Eduard Nikolaev from Team Kamaz Master on Stage 10
Loeb would be another example of a driver who has fallen in love with the Dakar, and will tell you that winning one stage in the Dakar feels like a greater achievement than winning a championship at the WRC. "I think I've received as many texts for a stage victory here [at the Dakar], as when we went and won a championship there [at the WRC]."
A series of unfortunate events
Sherco TVS' Alain Duclos was in consistent contention for a place in the top 10 of the motorcycle category until a most unfortunate crash in Stage 12. Strangely enough, the most unfortunate past wasn't the crash itself. By the time he fixed up his motorcycle and got ready to hit the road, someone had stolen his helmet. According to the rally's regulations, a rider cannot ride without a helmet, for obvious safety reasons. To add to the lost time waiting for a spare, he was awarded a six-hour penalty, which shot down any hope of finishing on top. He finished 23rd in Stage 13, which landed him at 42nd overall.

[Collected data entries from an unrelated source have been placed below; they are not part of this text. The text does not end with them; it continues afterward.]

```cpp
template <bool RELU = true>
__global__ void word_mlp1_kernel(const float* __restrict__ pnt, const float* __restrict__ score, int64_t rows,
                                 float cx, float cy, float scale, const float* __restrict__ W ,
                                 const float* __restrict__ b, float* __restrict__ out ) {
#pragma clang fp contract(off)
  const int64_t gid = (int64_t)blockIdx.x * blockDim.x + threadIdx.x;
  const int64_t row = gid >> 3;
  if (row >= rows) return;
  const int c0 = (int)(gid & 7) * 4;
  const float x = (pnt[row * 2 + 0] - cx) / scale;
  const float y = (pnt[row * 2 + 1] - cy) / scale;
  const float s = score[row];
  f32x4 o;
#pragma unroll
  for (int c = 0; c < 4; ++c) {
    const float* w = W + (c0 + c) * 3;
    float v = b[c0 + c] + w[0] * x + w[1] * y + w[2] * s;
    o[c] = RELU ? fmaxf(v, 0.f) : v;
// ... 233 lines not shown
      ab[h] += p * av;
    }
  }
  float* out = pooled + (int64_t)n * 4 * POOLW;
#pragma unroll
  for (int h = 0; h < 4; ++h) {
    out[h * POOLW + tid] = db[h];
    out[h * POOLW + 256 + tid] = ab[h];
  }
  if (tid < 4 * 32) {
    const int h = tid >> 5, i = tid & 31;
    out[h * POOLW + 512 + i] = i == 0 ? sm[h * S] : 0.f;
  }
}

template <int SPLIT>
__global__ __launch_bounds__(256, 3) void cls_pool_online_kernel(
    const LinetrLineRec* __restrict__ recs, const int* __restrict__ sub2line_g, const float* __restrict__ cpnt,
    const float* __restrict__ a4, int64_t first_pad, int N, int T, const float* __restrict__ nhwc, int Hc, int Wc,
    int align_corners, ClsPoolConst cc, float* __restrict__ pooled , int reverse) {
  const int lane = threadIdx.x & 63;
  const int wv = threadIdx.x >> 6;
  const int n_fwd = SPLIT == 1 ? blockIdx.x * 4 + wv : blockIdx.x;
  if (n_fwd >= N) return;
  const int n = reverse ? N - 1 - n_fwd : n_fwd;
  const LinetrLineRec r = recs[sub2line_g[n]];
  const int j = n - r.first_sub;
  const int n_valid = min(T, r.n_tok - j * T);
  const int n_pad = T - n_valid;
  const int ntk = n_valid + (n_pad > 0 ? 1 : 0);
  const int64_t tok0 = (int64_t)r.first_tok + (int64_t)j * T;
  const int64_t padrow = first_pad + r.image;
  const float* nhwc_img = nhwc + (int64_t)r.image * Hc * Wc * D;
  f32x4 u[4], u2[4];
#pragma unroll
// ... 6 lines not shown
#pragma unroll
  for (int h = 0; h < 4; ++h) {
    m[h] = cc.s_cls[h] * LOG2E; l[h] = 1.f; w0[h] = 1.f;
    if (SPLIT > 1 && wv != 0) { m[h] = -INFINITY; l[h] = 0.f; w0[h] = 0.f; }
    db[h] = f32x4{0.f, 0.f, 0.f, 0.f};
    ab[h] = f32x4{0.f, 0.f, 0.f, 0.f};
  }
  auto row_of = [&](int jj) -> int64_t { return jj < n_valid ? tok0 + jj : padrow; };
  int t_off[4];
  float t_w[4];
  auto fill_taps = [&](int chunk) {
    const int jj = chunk + lane;
    const int64_t row = row_of(jj < ntk ? jj : ntk - 1);
    tap_coords(cpnt[row * 2], cpnt[row * 2 + 1], Hc, Wc, align_corners, t_off, t_w);
  };
  auto issue = [&](int jj, TapSet& t, f32x4& a) {
    int off[4];
    float wt[4];
#pragma unroll
    for (int k = 0; k < 4; ++k) {
      off[k] = __builtin_amdgcn_readlane(t_off[k], jj & 63);
      wt[k] = __builtin_bit_cast(float, __builtin_amdgcn_readlane(__builtin_bit_cast(int, t_w[k]), jj & 63));
    }
    taps_load(nhwc_img, off, wt, lane, t);
    a = *reinterpret_cast<const f32x4*>(a4 + row_of(jj) * D + lane * 4);
  };
  TapSet cur, nxt;
  f32x4 a_cur, a_nxt;
  const int jj0 = SPLIT == 1 ? 0 : wv;
  fill_taps(0);
  if (jj0 < ntk) issue(jj0, cur, a_cur);
  for (int jj = jj0; jj < ntk; jj += SPLIT) {
    if (jj + SPLIT < ntk) {
      if (((jj + SPLIT) >> 6) != (jj >> 6)) fill_taps((jj + SPLIT) & ~63);
      issue(jj + SPLIT, nxt, a_nxt);
    }
    const f32x4 dv = taps_finish<true>(cur);
    const float mult = jj < n_valid ? 1.f : (float)n_pad;
    float sc[4];
#pragma unroll
    for (int h = 0; h < 4; ++h) {
      float p = 0.f;
#pragma unroll
      for (int c = 0; c < 4; ++c) p += dv[c] * u[h][c] + a_cur[c] * u2[h][c];
      sc[h] = p;
    }
    wave_sum_n<4>(sc);
#pragma unroll
    for (int h = 0; h < 4; ++h) {
      const float sh = (sc[h] + cc.c_tok[h]) * LOG2E;
      if (__any(sh > m[h])) {
        const float alpha = __builtin_amdgcn_exp2f(m[h] - sh);
        m[h] = sh;
        l[h] *= alpha;
        w0[h] *= alpha;
#pragma unroll
        for (int c = 0; c < 4; ++c) { db[h][c] *= alpha; ab[h][c] *= alpha; }
      }
      const float e = __builtin_amdgcn_exp2f(sh - m[h]) * mult;
      l[h] += e;
#pragma unroll
      for (int c = 0; c < 4; ++c) {
        db[h][c] += e * dv[c];
        ab[h][c] += e * a_cur[c];
      }
    }
    cur = nxt;
    a_cur = a_nxt;
  }
  float* out = pooled + (int64_t)n * 4 * POOLW;
  if constexpr (SPLIT > 1) {
    __shared__ float st_ml[4][4][4];
    __shared__ f32x4 st_v[4][4][2][64];
#pragma unroll
    for (int h = 0; h < 4; ++h) {
      if (lane == 0) { st_ml[wv][h][0] = m[h]; st_ml[wv][h][1] = l[h]; st_ml[wv][h][2] = w0[h]; }
      st_v[wv][h][0][lane] = db[h];
      st_v[wv][h][1][lane] = ab[h];
    }
    __syncthreads();
    const int h = wv;
    float M = st_ml[0][h][0];
#pragma unroll
// ... 76 lines not shown
```

### linetr_amd/csrc/lt_token.h

```cpp
#pragma once
#include "lt_common.h"

namespace lt {

__global__ __launch_bounds__(256) void nchw_to_nhwc_kernel(const float* __restrict__ in, float* __restrict__ out,
                                                           int C, int P) {
  __shared__ float tile[64][65];
  const int b = blockIdx.z;
  const int p0 = blockIdx.x * 64, c0 = blockIdx.y * 64;
  const float* src = in + (int64_t)b * C * P;
  float* dst = out + (int64_t)b * C * P;
  const int tid = threadIdx.x;
  {
    const int pq = (tid & 15) * 4;
#pragma unroll
    for (int i = 0; i < 4; ++i) {
      const int c = (tid >> 4) + i * 16;
      const float* row = src + (int64_t)(c0 + c) * P + p0 + pq;
      f32x4 v;
      if (p0 + pq + 3 < P && (((uintptr_t)row) & 15) == 0) v = *reinterpret_cast<const f32x4*>(row);
      else {
#pragma unroll
        for (int k = 0; k < 4; ++k) v[k] = p0 + pq + k < P ? row[k] : 0.f;
      }
// ... 177 lines not shown
  for (int k = 0; k < 4; ++k) {
    t.v[k] = *reinterpret_cast<const f32x4*>(base + (int64_t)off[k] * D);
    t.w[k] = wt[k];
  }
}

__device__ __forceinline__ void taps_issue(float px, float py, const float* __restrict__ nhwc_img, int Hc, int Wc,
                                           int align_corners, int lane, TapSet& t) {
  int off[4];
  float wt[4];
  tap_coords(px, py, Hc, Wc, align_corners, off, wt);
  taps_load(nhwc_img, off, wt, lane, t);
}

template <bool RCP = false>
__device__ __forceinline__ f32x4 taps_finish(const TapSet& t) {
#pragma clang fp contract(off)
  f32x4 o;
  float sq = 0.f;
#pragma unroll
  for (int c = 0; c < 4; ++c) {
    float v = t.v[0][c] * t.w[0];
    v = __builtin_fmaf(t.v[1][c], t.w[1], v);
    v = __builtin_fmaf(t.v[2][c], t.w[2], v);
    v = __builtin_fmaf(t.v[3][c], t.w[3], v);
    o[c] = v;
    sq += v * v;
  }
  sq = wave_sum(sq);
  const float nrm = fmaxf(sqrtf(sq), 1e-12f);
  if constexpr (RCP) {
    const float inv = 1.f / nrm;
#pragma unroll
    for (int c = 0; c < 4; ++c) o[c] = o[c] * inv;
  } else {
#pragma unroll
    for (int c = 0; c < 4; ++c) o[c] = o[c] / nrm;
  }
  return o;
}

__device__ __forceinline__ f32x4 sample_one(float px, float py, const float* __restrict__ nhwc_img, int Hc, int Wc,
                                            int align_corners, int lane) {
#pragma clang fp contract(off)
  const float s = 8.f;
  float gx = ((px - s / 2) + 0.5f) / ((float)Wc * s - s / 2 - 0.5f);
  float gy = ((py - s / 2) + 0.5f) / ((float)Hc * s - s / 2 - 0.5f);
  gx = gx * 2.f - 1.f;
  gy = gy * 2.f - 1.f;
  const float ix = grid_unnormalize(gx, Wc, align_corners), iy = grid_unnormalize(gy, Hc, align_corners);
  const float x_w = floorf(ix), y_n = floorf(iy);
  const float w = ix - x_w, e = 1.f - w, nn = iy - y_n, ss = 1.f - nn;
  const float nw = ss * e, ne = ss * w, sw = nn * e, se = nn * w;
  const int x0 = (int)x_w, y0 = (int)y_n, x1 = x0 + 1, y1 = y0 + 1;
// ... 23 lines not shown

__global__ __launch_bounds__(256) void sample_desc_kernel(
    const float* __restrict__ pnt, const int* __restrict__ sub2line_g, const LinetrLineRec* __restrict__ recs,
    int64_t n_tokens, int T, const float* __restrict__ nhwc, int Hc, int Wc, int align_corners,
    float* __restrict__ desc) {
  const int64_t tok = (int64_t)blockIdx.x * 4 + (threadIdx.x >> 6);
  if (tok >= n_tokens) return;
  const int lane = threadIdx.x & 63;
  const int n = (int)(tok / T);
  const int img = recs ? recs[sub2line_g[n]].image : 0;
  const f32x4 o = sample_one(pnt[tok * 2 + 0], pnt[tok * 2 + 1], nhwc + (int64_t)img * Hc * Wc * D, Hc, Wc,
                             align_corners, lane);
  *reinterpret_cast<f32x4*>(desc + tok * D + lane * 4) = o;
}

constexpr int KP_DESC_N = 64;
constexpr int KP_DESC_LS = KP_DESC_N + 1;
constexpr size_t KP_DESC_LDS = (size_t)D * KP_DESC_LS * 4;

__global__ __launch_bounds__(256) void sp_kp_desc_kernel(const float* __restrict__ kp, const int* __restrict__ cu_kp, int B,
                                                         const float* __restrict__ nhwc, int Hc, int Wc, int align_corners,
                                                         float* __restrict__ out) {
  extern __shared__ __attribute__((aligned(16))) float kp_tile[];
  int chunk = blockIdx.x, b = 0, start = 0, n_b = 0;
  for (; b < B; ++b) {
    start = cu_kp[b];
    n_b = cu_kp[b + 1] - start;
    const int nch = (n_b + KP_DESC_N - 1) / KP_DESC_N;
    if (chunk < nch) break;
    chunk -= nch;
// ... 19 lines not shown
```

### linetr_amd/engine_debug.py

```python
from __future__ import annotations

import ctypes as C

import numpy as np
import torch

from . import _native as nat
from ._shapes import D, ptr


class _DebugSurface:
    def debug_posenc(self, which: str, in0, in1, in2=None):
        a, b = self._f32(in0), self._f32(in1)
        c = self._f32(in2) if in2 is not None else None
        rows = int(b.shape[0])
        out = torch.empty((rows, 128), dtype=torch.float32, device=self.device)
        self._call("linetr_debug_posenc", {"word": 0, "line": 1}[which], a.data_ptr(), b.data_ptr(), ptr(c), rows, out.data_ptr())
        return out

    def debug_gemm(self, A, W, bias=None, residual=None, act=0, cache_weights=False, out=None):
        W = self._f32(W)
        if A.dtype != torch.float32 or A.device != self.device or A.stride(1) != 1:
            A = self._f32(A)
        M, K = A.shape
# ... 165 lines not shown
                rows = int(line[3])
                ins = [f32(line[0], 4 * rows, "sublines"), f32(line[1], rows, "resp"), f32(line[2], 2 * rows, "angle")]
            if out is None:
                out = torch.empty((rows, e[3]), dtype=torch.float32, device=self.device)
            res = out
        nbytes = self._L.linetr_debug_bn_train_workspace_bytes(self._h, which, rows)
        if nbytes < 0:
            raise ValueError("debug_bn_train: which must be -1, 0 or 1 and rows non-negative")
        ws = self._workspace("bn_debug", nbytes)
        used = C.c_int32(-1)
        self._call("linetr_debug_bn_train", which, pz, rows, C_, ld, f32(gamma, C_, "gamma"), f32(beta, C_, "beta"), *ins,
                   f32(out, rows * e[3], "out") if which >= 0 else None, float(momentum), f32(running, n_stats, "running"),
                   f32(batch, n_stats, "batch"), f32(affine, n_stats, "affine"), C.byref(used), ws.data_ptr(), ws.numel())
        return res, used.value

    CLS_POOL_KERNELS = ("cls_pool", "cls_pool_online", "cls_pool_online_reverse", "cls_pool_online_split4")

    def cls_pool_kernel(self, N, dense=False) -> int:
        used = C.c_int32(-1)
        self._call("linetr_debug_cls_pool", -1, None, 0, None, int(N), 1, None, None, 0, 1, None, 1, 1, 1, 0, C.c_void_p(16) if dense else None,
                   None, C.byref(used))
        return used.value

    def debug_cls_pool(self, kernel, a4, out, N, T, *, recs=None, sub2line=None, cpnt=None, first_pad=0, n_images=1, dense_map=None,
                       nhwc=True, Hc=0, Wc=0, align_corners=False, desc_dense=None):
        for t in (a4, out, cpnt, dense_map, desc_dense):
            if t is not None and (t.dtype != torch.float32 or t.device != self.device or not t.is_contiguous()):
                raise ValueError("contiguous float32 tensors on the engine's device expected")
        if out.numel() < N * 4 * 544:
            raise ValueError("out is smaller than [N, 4, 544]")
        if desc_dense is None:
            if recs.dtype != torch.uint8 or sub2line.dtype != torch.int32 or sub2line.numel() < N:
                raise ValueError("recs: uint8 bytes of LineRec[K]; sub2line: int32 [N]")
            if a4.numel() < (first_pad + n_images) * D or cpnt.numel() < (first_pad + n_images) * 2 or dense_map.numel() < n_images * Hc * Wc * D:
                raise ValueError("a4 / cpnt / dense_map are smaller than first_pad + n_images rows / n_images maps")
        elif a4.numel() < N * T * D or desc_dense.numel() < N * T * D:
# ... 52 lines not shown
```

Joan Pedrero, the second rider from TVS Sherco, who was in the top 20 for most of the race, retired in Stage 10 when he sustained head injuries in a crash. Florent Vayssade, finished the Dakar in 27th place as Sherco TVS' leading rider, 8:17.18s behind Price.
The journey ahead
Giniel De Villiers of Toyota Gazoo Racing South Africa on Stage 8
The 2016 Dakar, like every other year, has seen a few rise to glory and a several others bite the metaphorical (and literal) dust. Like CS Santosh, they simply wash the sand off their faces, hit the ignition switch and begin their journey to the 2017 Dakar Rally.